What to produce
Copy each line from the entries that the word "width" appears in.

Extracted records
------------------------------------
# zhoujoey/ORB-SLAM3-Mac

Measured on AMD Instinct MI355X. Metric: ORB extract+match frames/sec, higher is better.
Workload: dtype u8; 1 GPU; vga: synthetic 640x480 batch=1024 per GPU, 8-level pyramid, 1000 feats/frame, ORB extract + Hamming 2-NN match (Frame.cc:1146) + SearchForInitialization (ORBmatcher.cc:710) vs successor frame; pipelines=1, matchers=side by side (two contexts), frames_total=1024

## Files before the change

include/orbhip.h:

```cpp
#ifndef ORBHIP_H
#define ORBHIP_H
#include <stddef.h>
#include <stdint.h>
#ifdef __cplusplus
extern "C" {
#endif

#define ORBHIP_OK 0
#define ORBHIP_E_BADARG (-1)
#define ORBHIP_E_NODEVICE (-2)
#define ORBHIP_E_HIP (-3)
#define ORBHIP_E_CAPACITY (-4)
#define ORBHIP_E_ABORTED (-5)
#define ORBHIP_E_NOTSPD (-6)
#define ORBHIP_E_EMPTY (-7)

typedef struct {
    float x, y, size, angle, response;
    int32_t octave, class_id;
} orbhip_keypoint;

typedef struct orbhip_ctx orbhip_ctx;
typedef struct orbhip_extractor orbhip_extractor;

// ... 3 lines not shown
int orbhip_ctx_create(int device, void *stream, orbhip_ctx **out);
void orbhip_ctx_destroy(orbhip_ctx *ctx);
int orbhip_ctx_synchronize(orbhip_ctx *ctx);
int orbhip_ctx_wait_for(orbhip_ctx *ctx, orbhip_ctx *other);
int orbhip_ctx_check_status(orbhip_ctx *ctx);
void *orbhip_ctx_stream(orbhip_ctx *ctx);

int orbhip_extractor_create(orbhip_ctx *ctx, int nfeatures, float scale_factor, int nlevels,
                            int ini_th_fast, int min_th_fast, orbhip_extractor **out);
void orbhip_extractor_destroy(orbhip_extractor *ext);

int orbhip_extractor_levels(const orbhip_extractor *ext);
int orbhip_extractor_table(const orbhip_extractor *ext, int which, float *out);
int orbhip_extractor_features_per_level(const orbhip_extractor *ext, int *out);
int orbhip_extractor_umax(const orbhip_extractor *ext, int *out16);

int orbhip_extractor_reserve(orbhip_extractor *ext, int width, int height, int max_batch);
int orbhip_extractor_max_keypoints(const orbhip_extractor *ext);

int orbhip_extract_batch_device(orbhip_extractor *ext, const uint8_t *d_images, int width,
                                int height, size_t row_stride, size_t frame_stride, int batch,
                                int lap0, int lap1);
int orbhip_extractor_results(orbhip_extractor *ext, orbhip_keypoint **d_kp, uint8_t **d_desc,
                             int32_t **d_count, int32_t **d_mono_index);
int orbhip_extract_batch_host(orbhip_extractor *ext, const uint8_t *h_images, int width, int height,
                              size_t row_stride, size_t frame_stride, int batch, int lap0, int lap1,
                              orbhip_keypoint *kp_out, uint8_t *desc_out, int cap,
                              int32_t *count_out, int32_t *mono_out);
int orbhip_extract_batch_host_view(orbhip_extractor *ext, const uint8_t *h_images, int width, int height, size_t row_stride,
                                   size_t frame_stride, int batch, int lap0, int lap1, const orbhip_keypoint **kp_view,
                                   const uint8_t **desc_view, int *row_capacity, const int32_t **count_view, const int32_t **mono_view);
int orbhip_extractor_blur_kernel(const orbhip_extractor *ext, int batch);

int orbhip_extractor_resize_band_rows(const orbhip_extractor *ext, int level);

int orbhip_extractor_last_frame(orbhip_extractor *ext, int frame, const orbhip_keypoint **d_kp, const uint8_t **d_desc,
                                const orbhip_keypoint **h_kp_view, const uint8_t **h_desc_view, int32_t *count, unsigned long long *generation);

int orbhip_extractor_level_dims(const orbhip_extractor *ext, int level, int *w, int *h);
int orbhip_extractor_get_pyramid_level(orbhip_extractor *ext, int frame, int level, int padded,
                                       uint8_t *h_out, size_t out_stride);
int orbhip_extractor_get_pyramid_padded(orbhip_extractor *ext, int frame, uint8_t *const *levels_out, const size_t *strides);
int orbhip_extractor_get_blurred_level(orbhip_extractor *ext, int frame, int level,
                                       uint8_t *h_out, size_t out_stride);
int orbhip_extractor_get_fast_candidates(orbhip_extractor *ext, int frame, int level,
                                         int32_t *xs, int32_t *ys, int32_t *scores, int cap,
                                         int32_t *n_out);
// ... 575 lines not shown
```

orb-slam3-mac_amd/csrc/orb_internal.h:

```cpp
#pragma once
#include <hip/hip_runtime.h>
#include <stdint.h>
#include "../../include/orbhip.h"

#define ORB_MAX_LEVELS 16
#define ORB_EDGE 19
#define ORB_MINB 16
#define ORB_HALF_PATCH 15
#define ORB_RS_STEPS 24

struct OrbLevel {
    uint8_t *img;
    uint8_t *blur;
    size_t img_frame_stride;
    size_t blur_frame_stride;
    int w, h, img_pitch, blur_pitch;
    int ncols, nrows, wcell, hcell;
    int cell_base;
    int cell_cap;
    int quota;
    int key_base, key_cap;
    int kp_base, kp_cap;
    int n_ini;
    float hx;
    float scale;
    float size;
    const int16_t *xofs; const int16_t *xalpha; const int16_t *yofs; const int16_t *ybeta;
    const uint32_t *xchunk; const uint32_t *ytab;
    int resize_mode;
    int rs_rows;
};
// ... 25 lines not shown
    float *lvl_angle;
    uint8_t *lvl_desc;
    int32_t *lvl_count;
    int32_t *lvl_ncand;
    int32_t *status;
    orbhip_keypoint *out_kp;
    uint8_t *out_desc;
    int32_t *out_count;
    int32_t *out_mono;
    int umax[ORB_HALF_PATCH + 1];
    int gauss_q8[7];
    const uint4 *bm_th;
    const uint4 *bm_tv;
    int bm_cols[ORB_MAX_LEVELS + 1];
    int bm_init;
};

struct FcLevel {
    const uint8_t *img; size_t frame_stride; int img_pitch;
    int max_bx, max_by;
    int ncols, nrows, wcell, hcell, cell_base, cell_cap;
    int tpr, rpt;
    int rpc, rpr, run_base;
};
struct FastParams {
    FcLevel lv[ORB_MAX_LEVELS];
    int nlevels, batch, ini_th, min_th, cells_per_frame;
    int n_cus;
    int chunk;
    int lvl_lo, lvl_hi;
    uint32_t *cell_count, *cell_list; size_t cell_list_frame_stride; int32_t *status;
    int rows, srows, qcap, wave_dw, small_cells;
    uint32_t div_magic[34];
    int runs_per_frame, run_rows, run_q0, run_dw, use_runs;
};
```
------------------------------------
Solution for this task
int orbhip_extractor_reserve(orbhip_extractor *ext, int width, int height, int max_batch);
int orbhip_extract_batch_device(orbhip_extractor *ext, const uint8_t *d_images, int width,
int orbhip_extract_batch_host(orbhip_extractor *ext, const uint8_t *h_images, int width, int height,
int orbhip_extract_batch_host_view(orbhip_extractor *ext, const uint8_t *h_images, int width, int height, size_t row_stride,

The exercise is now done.